I. Limiting university places of students non-resident in Belgium may be justified on grounds


of public health protection
European Union law precludes, in principle, a limitation on enrolment by non-resident students in
certain university courses in the public health field. However, such a limitation is compatible with
European Union law if proved justified with regard to the protection of public health. That is the
substance of the judgment delivered by the EU Court of Justice on Tuesday 13 April in a case which
brought Nicolas Bressol and others and Céline Chaverot and others against the Government of the
French Community of Belgium. For some years, the French Community of Belgium has noted a
significant increase in the number of students from other member states, in particular France, enrolling
in its institutions of higher education, in particular in nine medical or paramedical courses.
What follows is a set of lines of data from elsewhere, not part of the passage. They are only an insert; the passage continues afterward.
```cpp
template <int BLOCK>
__device__ GP_PHASE_NOINLINE void phase_sk_filter(u32 lds0, u32 seg_base, u32 n, u32 capx, u32 pu_base, u32 parts, u32 part)
{
    KP p = kparams();
    lds0 = uni(lds0); seg_base = uni(seg_base); n = uni(n); capx = uni(capx); pu_base = uni(pu_base); parts = uni(parts); part = uni(part);
    const SkView w = sk_view<BLOCK>(p, lds0);
    const float thr = p.sk_thr_f;
    const u32 dshift = (u32)p.deg_shift;
    const double* S = w.xvals + capx;
    u32 n_cand = 0;
    SKT2(w.ctl, 0);
    log_groups<BLOCK>(w.log_key, w.log_pu, seg_base, seg_base + n, [&](const int (&k)[4], const u32 (&pu)[4], auto all_valid) {
        constexpr bool kAll = decltype(all_valid)::value;
        u32 cell[4]; double s[4];
#pragma unroll
        for (int q = 0; q < 4; ++q) {
            cell[q] = w.U[sk_cell(kAll ? (u32)k[q] : (u32)max(k[q], 0)) >> w.shU];
            s[q] = S[kAll || k[q] >= 0 ? pu[q] - pu_base : 0u];
        }
        int kc[4];
#pragma unroll
        for (int q = 0; q < 4; ++q) {
            const u32 dq = (u32)k[q] >> dshift;
            const bool cand = (kAll || k[q] >= 0) && (float)cell[q] >= (float)dq * thr;
            n_cand += (u32)__popcll(__ballot(cand));
            kc[q] = cand ? k[q] : -1;
        }
        insert_windows4_asm<true>(w.xkeys, w.xvals, capx, &w.ctl->ovf, kc, s, parts, part);
    });
    if ((threadIdx.x & 63u) == 0 && n_cand && part == 0u) zstat(w.ctl, zCand, n_cand);
    SKT2(w.ctl, 1);
}

template <int BLOCK>
__device__ GP_PHASE_NOINLINE void phase_sk_scan(u32 lds0, u32 cap, u32 nx_sel, u32 nxt_sel, u32 clear_n, u32 pu_next, double cnext)
// ... 344 lines not shown
                if (__ballot(kk[j] != kEmpty && v[j] > 0.0) == 0) continue;
                bool is_sel = false, is_t = false;
                Cand cd; cd.bits = (u64)__double_as_longlong(v[j]); cd.key = kk[j]; cd.pad = 0;
                if (kk[j] != kEmpty && v[j] > 0.0) {
                    const u32 id = (u32)cd.key & p.node_mask;
                    const u64 vbits = cd.bits >> vshift;
                    const bool v_eq = vbits == vpre;
                    const bool in_bin = v_eq && (ishift >= 32u || (id >> ishift) == ipre);
                    const bool over = vbits > vpre || (v_eq && ishift < 32u && (id >> ishift) < ipre);
                    is_sel = over || (in_bin && take_all); is_t = in_bin && !take_all;
                }
                const u32 si = wave_alloc1(&ctl->n_sel, is_sel, lane);
                if (is_sel) t.sel[si] = cd;
                const u32 ti = wave_alloc1(&ctl->n_tie, is_t, lane);
                if (is_t) t.tie[ti] = cd;
            }
        }
    }
    GP_SYNC();
    sk_rank_selected<BLOCK>(p, ctl, t, need, take_all, my_rank);
    return need;
}

template <int BLOCK, bool TG>
__device__ GP_PHASE_NOINLINE void phase_sk_topk(u32 lds0, u32 row_lo, u32 row_hi, int seed, u32 n_pu, u32 n_log)
{
    KP p = kparams();
    lds0 = uni(lds0); row_lo = uni(row_lo); row_hi = uni(row_hi); seed = uni(seed); n_pu = uni(n_pu); n_log = uni(n_log);
    const SkView w = sk_view<BLOCK>(p, lds0);
    CtlS* ctl = w.ctl;
    const SkTop t = sk_top(p, w, TG ? 0u : n_pu);
    const long long row = (long long)(((u64)row_hi << 32) | row_lo);
    const int tid = threadIdx.x, lane = tid & 63;
    const u32 wave = wave_id();
    const u32 K = (u32)p.K;

    if (!TG) for (u32 i = tid; i < n_pu; i += BLOCK) t.T[i] = w.arch[i];
    for (u32 i = tid; i < 512u; i += BLOCK) t.fine[i] = 0;
    for (u32 i = tid; i < t.CA; i += BLOCK) { t.akeys[i] = kEmpty; t.avals[i] = 0.0; }
    if (tid < 64) ctl->bcnt[tid] = 0;
    if (tid == 0) { ctl->ovf = 0; ctl->tk_t = 1u; ctl->n_sel = 0; ctl->n_tie = 0; ctl->tk_wide = 0; ctl->kth_bits = ~0ull; }
    bool table_ready = true;
    GP_SYNC();
    for (u32 i = tid; i < t.MR; i += BLOCK) {
        const u32 cv = t.R[i];
        if (cv) {
            const u32 fb = __float_as_uint((float)cv);
            lds_add_u32(&t.fine[min(511u, (fb >> 19) - (127u << 4))], 1u);
        }
    }
    GP_SYNC();
    u32 t_c;
    {
        u32 cnt8[8], sum = 0;
#pragma unroll
        for (int j = 0; j < 8; ++j) { cnt8[j] = t.fine[8 * lane + j]; sum += cnt8[j]; }
        const u32 suf = wave_suffix_scan(sum, lane);
        const u64 m = __ballot(suf >= p.sk_target);
        u32 edge = 1u;
        if (m != 0) {
            const int cl = 63 - __builtin_clzll(m);
            u32 acc = suf - sum; int js = 0;
#pragma unroll
            for (int j = 7; j >= 0; --j) { acc += cnt8[j]; if (acc >= p.sk_target) { js = j; break; } }
            const u32 bin = 8u * (u32)cl + (u32)__builtin_amdgcn_readlane(js, cl), e = bin >> 4, mt = 16u + (bin & 15u);
            edge = max(e >= 4u ? mt << (e - 4u) : mt >> (4u - e), 1u);
        }
        t_c = edge;
    }
    SKT(ctl, 7);
    u32 need = 0, my_rank = 0;
    bool last = false;
    for (int round = 0; ; ++round) {
        u32 P = 1;
        for (;;) {
            bool ovf = false;
            for (u32 part = 0; part < P; ++part) {
                const u32 n_run = part == 0 ? 0u : need;
                Cand mine; mine.bits = 0; mine.key = kEmpty; mine.pad = 0;
                if ((u32)tid < n_run) mine = t.sel[tid];
                if (!table_ready) {
                    GP_SYNC();
                    for (u32 i = tid; i < t.CA; i += BLOCK) { t.akeys[i] = kEmpty; t.avals[i] = 0.0; }
                    if (tid < 64) ctl->bcnt[tid] = 0;
                    if (tid == 0) { ctl->n_sel = 0; ctl->n_tie = 0; ctl->tk_wide = 0; ctl->kth_bits = ~0ull; }
                    GP_SYNC();
                }
                table_ready = false;
                if (n_run != 0u) {
                    if (mine.key != kEmpty) { t.akeys[t.CA - 1u - (u32)tid] = mine.key; t.avals[t.CA - 1u - (u32)tid] = __longlong_as_double((long long)mine.bits); }
                    GP_SYNC();
                }
                auto tabled = [&](const int (&k)[4], const u32 (&pu)[4], auto all_valid) {
                    constexpr bool kAll = decltype(all_valid)::value;
                    u32 cell[4]; double cv[4];
#pragma unroll
                    for (int q = 0; q < 4; ++q) {
                        cell[q] = t.R[sk_cell(kAll ? (u32)k[q] : (u32)max(k[q], 0)) >> t.shR];
                        cv[q] = TG ? w.arch[pu[q]] : t.T[pu[q]];
                    }
                    int kh[4];
#pragma unroll
                    for (int q = 0; q < 4; ++q) kh[q] = (kAll || k[q] >= 0) && cv[q] != 0.0 && cell[q] >= t_c ? k[q] : -1;
                    insert_windows4_asm<true>(t.akeys, t.avals, t.CA, &ctl->ovf, kh, cv, P, part);
                };
#if GP_SK_SWEEP_DEPTH == 2
                log_groups2_nt<BLOCK>(w.log_key, w.log_pu, n_log, tabled);
#else
                log_groups<BLOCK, true>(w.log_key, w.log_pu, 0u, n_log, tabled);
#endif
                GP_SYNC();
                SKT(ctl, 8);
                if (uni(ctl->ovf)) { ovf = true; break; }
                need = sk_select<BLOCK>(p, ctl, t, my_rank);
                SKT(ctl, 9);
                if (need == 0xFFFFFFFFu) { if (tid == 0) ctl->fail = 3; GP_SYNC(); return; }
            }
            if (!ovf) break;
            GP_SYNC();
            if (tid == 0) { ctl->ovf = 0; GP_OVF_COUNT(p, kOvfTopk); }
            P *= 2; need = 0;
            if (P > 64u) { if (tid == 0) ctl->fail = 4; GP_SYNC(); return; }
            GP_SYNC();
        }
        if (t_c <= 1u || last) break;
        if (need == K) {
            const double tau_fx = __builtin_floor(__longlong_as_double((long long)uni(ctl->kth_bits)) * p.sk_rscale * (1.0 - 1.0 / 1048576.0));
            if (tau_fx >= (double)t_c) break;
            t_c = tau_fx >= 1.0 ? (u32)tau_fx : 1u;
            last = true;
        } else {
            t_c = round >= 2 ? 1u : max(1u, t_c >> 4);
        }
        if (tid == 0) zstat(ctl, zSweep2, 1);
    }
    const long long out0 = row * (long long)p.K;
    if ((u32)tid < need) {
        const Cand cd = t.sel[tid];
        const int node = p.unit_info[(u32)cd.key & p.node_mask];
        __builtin_nontemporal_store(seed, &p.out_row[out0 + my_rank]);
        __builtin_nontemporal_store(node, &p.out_col[out0 + my_rank]);
        __builtin_nontemporal_store(__longlong_as_double((long long)cd.bits), &p.out_val[out0 + my_rank]);
    }
    publish_filled(p, row, need);
// ... 225 lines not shown
    if (tid < 16) ctl->tacc[tid] = 0;
    if (tid < 14) ctl->tacc2[tid] = 0;
    if (tid < 32) ctl->row_hist[tid] = 0;
    if (tid == 0) { ctl->t_enter = wall_clock64(); ctl->row_sum = 0; ctl->row_max = 0; }
#endif
    if (tid < kSkMaxCoef) { ctl->cand_q[tid] = 0; if (tid < p.n_coef) ctl->coef[tid] = p.coef[tid]; }
    if (tid == 0) {
        ctl->max_e = 0; ctl->max_log = 0;
        ctl->k_log_cap = (u32)min(p.log_cap, (u64)0xFFFFFFFFu); ctl->k_pu_cap = (u32)min((u64)kSkMaxPushers, p.arch_cap);
        ctl->k_direct_max = min(p.sk_direct_max, 3u * (w.CX / 4u)); ctl->k_cx = w.CX; ctl->k_rscale = p.sk_rscale;
        ctl->k_solo_ok = (p.solo & 1u) && p.push_cap >= (u64)kSkSoloEdges + 4u &&
                         (double)p.bt_cap >= (p.rmax > 0.0 ? fmin((double)p.nnz, 1.001 / p.rmax + 16.0) : (double)p.nnz) / (double)(1u << kUnitShift) + 4.0 ? 1u : 0u;
    }
    const long long n_rows = p.n_seeds;
    const u32 L = (u32)p.n_coef - 1u;

    for (;;) {
        GP_SYNC();
        SKT_BEGIN(ctl);
        if (tid == 0) {
            long long q = (long long)__hip_atomic_fetch_add(&p.counters[p.queue_counter], 1ull, __ATOMIC_RELAXED, __HIP_MEMORY_SCOPE_AGENT);
            if (p.row_map && q < n_rows) q = (long long)p.row_map[q];
            ctl->row = q;
            ctl->fail = 0; ctl->ovf = 0;
#ifdef GP_SK_TIMING
            ctl->t_row = ctl->tlast;
#endif
        }
        GP_SYNC();
        const long long row = uni(ctl->row);
        if (row >= n_rows) break;
        const int seed = uni(p.seeds[row]);
        if (seed < 0 || seed >= p.n_nodes) {
            if (tid == 0) { __hip_atomic_fetch_add(&ctl->st[zFailed], 1ull, __ATOMIC_RELAXED, __HIP_MEMORY_SCOPE_WORKGROUP); if (p.out_filled) p.out_filled[row] = 0; }
            continue;
        }
        u32 lvl = 1u + uni(phase_sk_seed<BLOCK>(lds0, seed));
        GP_SYNC();
        SKT(ctl, 0); SKT_COUNT(ctl, 15, 1);
        if (lvl == 2u) {
            SKT_COUNT(ctl, 13, 1);
            if (uni(ctl->ovf)) lvl = uni(phase_sk_level1_redo<BLOCK>(lds0, L)) ? 2u : L + 1u;
        }
        for (; lvl <= L; ++lvl)
            if (!uni(phase_sk_level<BLOCK>(lds0, lvl, L))) break;
        GP_SYNC();
        SKT(ctl, 6);
// ... 62 lines not shown
```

Taking the
view that the number of such students attending those courses had become too large, the French
Community adopted the decree on 16 June 2006, according to which universities and schools of
higher education are obliged to set a limit on the number of students not considered as resident in
Belgium who may register for the first time in one of those nine courses. In principle, the total number
of non-resident students is limited, for each university institution and for each course, to 30 % of all
enrolments in the preceding academic year. Once that percentage has been reached, the non-
resident students are selected, with a view to their registration, by drawing lots. In that context, the
Belgian Constitutional Court, before which an action was brought seeking annulment of the decree,
submitted questions to the Court of Justice for a preliminary ruling. (13/04/2010 Agence Europe)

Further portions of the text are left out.